Assignment
Of the entries below, return only those lines from the line with "static constexpr int CPR" to the line with "static constexpr int NCH", exactly, both included.

Source data
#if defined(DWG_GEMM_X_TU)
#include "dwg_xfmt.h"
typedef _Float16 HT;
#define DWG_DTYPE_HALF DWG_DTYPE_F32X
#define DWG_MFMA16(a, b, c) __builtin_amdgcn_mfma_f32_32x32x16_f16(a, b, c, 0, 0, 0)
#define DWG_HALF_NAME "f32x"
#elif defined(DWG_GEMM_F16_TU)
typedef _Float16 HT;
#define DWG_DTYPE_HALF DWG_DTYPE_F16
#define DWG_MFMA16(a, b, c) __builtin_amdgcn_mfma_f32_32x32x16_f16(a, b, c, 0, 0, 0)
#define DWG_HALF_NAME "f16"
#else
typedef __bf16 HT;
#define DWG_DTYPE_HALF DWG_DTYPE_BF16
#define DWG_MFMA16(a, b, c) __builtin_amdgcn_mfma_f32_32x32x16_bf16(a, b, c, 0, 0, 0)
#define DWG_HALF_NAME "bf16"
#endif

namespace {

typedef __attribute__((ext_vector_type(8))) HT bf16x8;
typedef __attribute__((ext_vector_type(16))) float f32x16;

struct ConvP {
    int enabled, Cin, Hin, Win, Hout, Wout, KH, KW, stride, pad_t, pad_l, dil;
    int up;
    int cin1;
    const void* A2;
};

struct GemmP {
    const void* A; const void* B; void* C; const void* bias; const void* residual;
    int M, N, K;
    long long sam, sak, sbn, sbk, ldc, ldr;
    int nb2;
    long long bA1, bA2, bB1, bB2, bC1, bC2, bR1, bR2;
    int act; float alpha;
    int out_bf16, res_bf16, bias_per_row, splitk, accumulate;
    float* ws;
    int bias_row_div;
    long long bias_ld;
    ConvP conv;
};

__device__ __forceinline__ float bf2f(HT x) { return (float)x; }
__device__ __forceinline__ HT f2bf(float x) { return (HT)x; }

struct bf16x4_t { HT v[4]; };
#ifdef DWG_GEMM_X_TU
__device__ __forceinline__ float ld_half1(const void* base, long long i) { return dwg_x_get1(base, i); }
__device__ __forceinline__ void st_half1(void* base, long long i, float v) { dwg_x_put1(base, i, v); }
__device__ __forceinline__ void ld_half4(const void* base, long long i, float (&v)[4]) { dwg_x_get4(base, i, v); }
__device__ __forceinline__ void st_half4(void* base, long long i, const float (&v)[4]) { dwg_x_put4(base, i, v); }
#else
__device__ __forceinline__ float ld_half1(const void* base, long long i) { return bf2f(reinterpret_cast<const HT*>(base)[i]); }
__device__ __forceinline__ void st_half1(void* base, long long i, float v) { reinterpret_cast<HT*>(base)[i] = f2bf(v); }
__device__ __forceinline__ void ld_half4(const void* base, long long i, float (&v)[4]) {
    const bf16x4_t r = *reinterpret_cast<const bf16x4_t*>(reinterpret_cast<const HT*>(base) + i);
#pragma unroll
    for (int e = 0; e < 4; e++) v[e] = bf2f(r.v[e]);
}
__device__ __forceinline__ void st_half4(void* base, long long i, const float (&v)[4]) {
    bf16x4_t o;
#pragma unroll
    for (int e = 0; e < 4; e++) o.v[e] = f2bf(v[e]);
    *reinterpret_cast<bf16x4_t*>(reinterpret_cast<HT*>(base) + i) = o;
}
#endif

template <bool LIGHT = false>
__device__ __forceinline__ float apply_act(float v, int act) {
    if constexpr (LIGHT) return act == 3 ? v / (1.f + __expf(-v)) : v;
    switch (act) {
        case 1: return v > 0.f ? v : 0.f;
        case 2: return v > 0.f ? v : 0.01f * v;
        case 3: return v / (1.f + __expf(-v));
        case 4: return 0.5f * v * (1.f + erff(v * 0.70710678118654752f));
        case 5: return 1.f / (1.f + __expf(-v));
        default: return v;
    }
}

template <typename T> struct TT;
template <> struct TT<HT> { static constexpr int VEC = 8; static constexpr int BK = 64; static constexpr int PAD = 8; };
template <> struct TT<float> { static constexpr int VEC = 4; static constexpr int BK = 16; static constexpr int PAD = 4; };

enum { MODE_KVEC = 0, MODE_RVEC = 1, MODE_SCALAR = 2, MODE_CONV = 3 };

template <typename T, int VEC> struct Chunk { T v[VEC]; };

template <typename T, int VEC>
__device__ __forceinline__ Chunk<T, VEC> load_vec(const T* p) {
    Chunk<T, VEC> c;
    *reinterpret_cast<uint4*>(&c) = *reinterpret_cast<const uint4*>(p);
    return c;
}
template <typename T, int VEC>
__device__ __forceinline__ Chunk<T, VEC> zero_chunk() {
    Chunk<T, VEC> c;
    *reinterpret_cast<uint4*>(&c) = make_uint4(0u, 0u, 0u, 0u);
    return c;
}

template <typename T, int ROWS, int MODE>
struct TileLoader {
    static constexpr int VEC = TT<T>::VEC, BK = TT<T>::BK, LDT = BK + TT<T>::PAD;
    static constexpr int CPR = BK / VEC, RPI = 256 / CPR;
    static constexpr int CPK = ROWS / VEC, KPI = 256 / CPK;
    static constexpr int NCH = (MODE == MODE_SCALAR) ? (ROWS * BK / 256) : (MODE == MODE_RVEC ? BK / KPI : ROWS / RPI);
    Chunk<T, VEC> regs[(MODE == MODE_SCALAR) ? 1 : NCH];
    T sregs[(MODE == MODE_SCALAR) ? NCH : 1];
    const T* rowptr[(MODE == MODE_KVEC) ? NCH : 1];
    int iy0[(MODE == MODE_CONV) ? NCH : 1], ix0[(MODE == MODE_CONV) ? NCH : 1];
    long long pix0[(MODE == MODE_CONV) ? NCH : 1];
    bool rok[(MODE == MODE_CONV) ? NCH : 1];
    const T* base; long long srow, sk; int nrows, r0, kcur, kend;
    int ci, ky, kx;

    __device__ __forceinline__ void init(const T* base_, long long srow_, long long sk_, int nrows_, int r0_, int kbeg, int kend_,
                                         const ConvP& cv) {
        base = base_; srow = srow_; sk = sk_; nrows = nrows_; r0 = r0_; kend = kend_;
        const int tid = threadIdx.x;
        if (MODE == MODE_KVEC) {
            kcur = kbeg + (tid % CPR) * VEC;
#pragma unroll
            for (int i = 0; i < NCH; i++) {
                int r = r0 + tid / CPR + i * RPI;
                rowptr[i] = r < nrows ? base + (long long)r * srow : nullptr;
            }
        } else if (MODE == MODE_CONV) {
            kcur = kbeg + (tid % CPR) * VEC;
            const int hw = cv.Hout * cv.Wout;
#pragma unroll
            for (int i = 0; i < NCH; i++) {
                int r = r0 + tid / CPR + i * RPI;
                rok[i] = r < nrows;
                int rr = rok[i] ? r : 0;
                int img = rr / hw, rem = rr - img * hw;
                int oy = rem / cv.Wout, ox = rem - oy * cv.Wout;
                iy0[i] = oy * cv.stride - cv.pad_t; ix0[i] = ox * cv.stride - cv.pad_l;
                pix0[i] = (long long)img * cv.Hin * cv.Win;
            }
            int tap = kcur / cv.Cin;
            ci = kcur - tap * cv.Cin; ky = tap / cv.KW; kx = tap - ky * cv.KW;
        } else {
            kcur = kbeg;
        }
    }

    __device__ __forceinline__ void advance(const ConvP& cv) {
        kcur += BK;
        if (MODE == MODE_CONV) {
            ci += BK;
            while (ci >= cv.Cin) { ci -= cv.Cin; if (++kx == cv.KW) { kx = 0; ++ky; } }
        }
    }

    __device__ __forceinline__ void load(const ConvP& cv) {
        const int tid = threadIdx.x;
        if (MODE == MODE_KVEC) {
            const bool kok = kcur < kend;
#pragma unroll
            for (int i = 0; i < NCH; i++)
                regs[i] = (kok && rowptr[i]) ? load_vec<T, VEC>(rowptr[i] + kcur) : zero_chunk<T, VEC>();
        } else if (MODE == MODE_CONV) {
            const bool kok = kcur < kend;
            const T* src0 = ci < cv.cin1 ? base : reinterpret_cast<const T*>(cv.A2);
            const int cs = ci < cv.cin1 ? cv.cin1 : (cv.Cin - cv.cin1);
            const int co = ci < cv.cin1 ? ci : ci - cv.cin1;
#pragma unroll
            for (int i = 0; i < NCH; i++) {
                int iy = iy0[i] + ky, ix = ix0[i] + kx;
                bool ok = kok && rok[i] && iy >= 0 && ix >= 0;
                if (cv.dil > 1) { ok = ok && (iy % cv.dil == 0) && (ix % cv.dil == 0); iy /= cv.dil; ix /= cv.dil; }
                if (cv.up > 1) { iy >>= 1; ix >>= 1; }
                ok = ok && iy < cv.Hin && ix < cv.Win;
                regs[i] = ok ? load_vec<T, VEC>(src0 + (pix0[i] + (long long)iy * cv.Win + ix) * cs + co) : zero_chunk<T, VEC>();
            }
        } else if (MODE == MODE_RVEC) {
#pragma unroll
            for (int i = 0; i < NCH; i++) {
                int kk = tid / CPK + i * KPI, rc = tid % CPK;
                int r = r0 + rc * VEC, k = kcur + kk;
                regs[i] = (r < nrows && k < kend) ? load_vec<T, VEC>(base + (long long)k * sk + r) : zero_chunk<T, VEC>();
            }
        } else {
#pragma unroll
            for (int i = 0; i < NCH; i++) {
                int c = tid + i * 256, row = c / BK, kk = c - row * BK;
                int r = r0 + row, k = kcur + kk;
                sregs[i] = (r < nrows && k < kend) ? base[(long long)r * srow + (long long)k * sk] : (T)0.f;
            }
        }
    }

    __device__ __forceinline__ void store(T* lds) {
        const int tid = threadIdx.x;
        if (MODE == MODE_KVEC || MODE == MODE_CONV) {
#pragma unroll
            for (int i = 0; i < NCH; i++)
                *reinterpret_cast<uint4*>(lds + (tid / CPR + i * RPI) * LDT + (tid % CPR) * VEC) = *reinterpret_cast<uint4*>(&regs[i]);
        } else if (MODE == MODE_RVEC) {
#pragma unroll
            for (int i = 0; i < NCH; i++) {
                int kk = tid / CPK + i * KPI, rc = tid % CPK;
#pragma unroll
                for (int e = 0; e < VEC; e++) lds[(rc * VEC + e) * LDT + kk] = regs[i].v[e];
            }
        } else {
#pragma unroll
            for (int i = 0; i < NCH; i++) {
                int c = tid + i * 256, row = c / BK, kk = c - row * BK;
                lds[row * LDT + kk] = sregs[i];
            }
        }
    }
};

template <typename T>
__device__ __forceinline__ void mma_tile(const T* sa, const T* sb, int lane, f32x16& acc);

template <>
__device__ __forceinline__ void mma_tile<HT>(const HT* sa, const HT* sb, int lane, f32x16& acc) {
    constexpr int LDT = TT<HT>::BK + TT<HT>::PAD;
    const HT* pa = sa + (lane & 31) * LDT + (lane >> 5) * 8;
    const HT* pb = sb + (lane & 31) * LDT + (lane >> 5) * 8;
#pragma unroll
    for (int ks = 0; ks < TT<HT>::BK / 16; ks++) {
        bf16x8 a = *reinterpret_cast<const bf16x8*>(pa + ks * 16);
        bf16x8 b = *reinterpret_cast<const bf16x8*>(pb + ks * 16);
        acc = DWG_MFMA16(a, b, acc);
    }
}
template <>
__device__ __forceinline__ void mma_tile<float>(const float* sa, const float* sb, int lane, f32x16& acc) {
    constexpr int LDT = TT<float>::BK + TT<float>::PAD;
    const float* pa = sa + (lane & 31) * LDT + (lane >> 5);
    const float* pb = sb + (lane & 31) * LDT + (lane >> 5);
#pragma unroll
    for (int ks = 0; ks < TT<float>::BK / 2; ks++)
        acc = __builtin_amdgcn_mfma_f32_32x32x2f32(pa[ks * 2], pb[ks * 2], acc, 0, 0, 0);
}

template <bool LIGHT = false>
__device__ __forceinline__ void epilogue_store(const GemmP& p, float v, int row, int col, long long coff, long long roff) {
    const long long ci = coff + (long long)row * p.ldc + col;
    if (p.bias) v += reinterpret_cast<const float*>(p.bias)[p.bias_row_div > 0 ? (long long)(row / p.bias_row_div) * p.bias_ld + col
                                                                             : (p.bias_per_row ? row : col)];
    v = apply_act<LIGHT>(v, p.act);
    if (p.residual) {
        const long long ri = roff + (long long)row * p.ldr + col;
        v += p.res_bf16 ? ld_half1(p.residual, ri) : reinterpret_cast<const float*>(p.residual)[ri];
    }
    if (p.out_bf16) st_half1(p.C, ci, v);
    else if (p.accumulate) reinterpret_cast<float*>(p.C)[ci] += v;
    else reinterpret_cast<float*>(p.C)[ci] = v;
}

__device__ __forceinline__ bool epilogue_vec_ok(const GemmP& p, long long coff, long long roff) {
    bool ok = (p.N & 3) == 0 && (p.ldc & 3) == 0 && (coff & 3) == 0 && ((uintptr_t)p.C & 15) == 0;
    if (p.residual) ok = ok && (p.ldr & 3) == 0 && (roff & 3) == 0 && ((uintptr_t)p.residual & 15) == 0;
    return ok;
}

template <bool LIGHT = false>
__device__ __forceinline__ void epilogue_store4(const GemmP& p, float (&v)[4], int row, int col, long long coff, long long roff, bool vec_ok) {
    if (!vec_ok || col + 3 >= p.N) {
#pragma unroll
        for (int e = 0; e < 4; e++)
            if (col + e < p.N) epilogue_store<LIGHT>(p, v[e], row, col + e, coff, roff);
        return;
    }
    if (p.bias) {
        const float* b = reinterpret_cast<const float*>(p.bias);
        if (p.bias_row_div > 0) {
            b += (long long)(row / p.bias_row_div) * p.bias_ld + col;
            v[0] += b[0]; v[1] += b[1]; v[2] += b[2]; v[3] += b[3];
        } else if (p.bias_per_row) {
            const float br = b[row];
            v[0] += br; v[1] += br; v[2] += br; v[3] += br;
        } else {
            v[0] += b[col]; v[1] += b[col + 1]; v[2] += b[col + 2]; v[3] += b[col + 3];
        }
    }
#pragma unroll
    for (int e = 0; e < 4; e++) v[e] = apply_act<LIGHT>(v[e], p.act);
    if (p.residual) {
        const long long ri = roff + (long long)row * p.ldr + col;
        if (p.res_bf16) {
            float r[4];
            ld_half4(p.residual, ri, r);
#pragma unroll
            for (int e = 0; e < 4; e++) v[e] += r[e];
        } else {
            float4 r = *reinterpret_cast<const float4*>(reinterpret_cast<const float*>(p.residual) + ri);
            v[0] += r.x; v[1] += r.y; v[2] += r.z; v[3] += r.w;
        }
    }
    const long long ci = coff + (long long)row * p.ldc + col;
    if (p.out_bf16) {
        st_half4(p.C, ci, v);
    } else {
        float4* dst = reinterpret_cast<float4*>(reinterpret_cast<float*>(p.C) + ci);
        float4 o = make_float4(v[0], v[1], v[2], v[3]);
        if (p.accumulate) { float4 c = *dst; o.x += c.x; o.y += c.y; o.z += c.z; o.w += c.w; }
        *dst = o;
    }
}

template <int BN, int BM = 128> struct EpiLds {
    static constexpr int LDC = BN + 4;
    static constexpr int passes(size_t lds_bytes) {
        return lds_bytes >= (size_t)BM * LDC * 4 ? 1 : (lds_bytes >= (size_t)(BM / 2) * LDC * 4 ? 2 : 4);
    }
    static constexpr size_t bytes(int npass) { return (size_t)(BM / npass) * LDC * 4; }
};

Response to this task
    static constexpr int CPR = BK / VEC, RPI = 256 / CPR;
    static constexpr int CPK = ROWS / VEC, KPI = 256 / CPK;
    static constexpr int NCH = (MODE == MODE_SCALAR) ? (ROWS * BK / 256) : (MODE == MODE_RVEC ? BK / KPI : ROWS / RPI);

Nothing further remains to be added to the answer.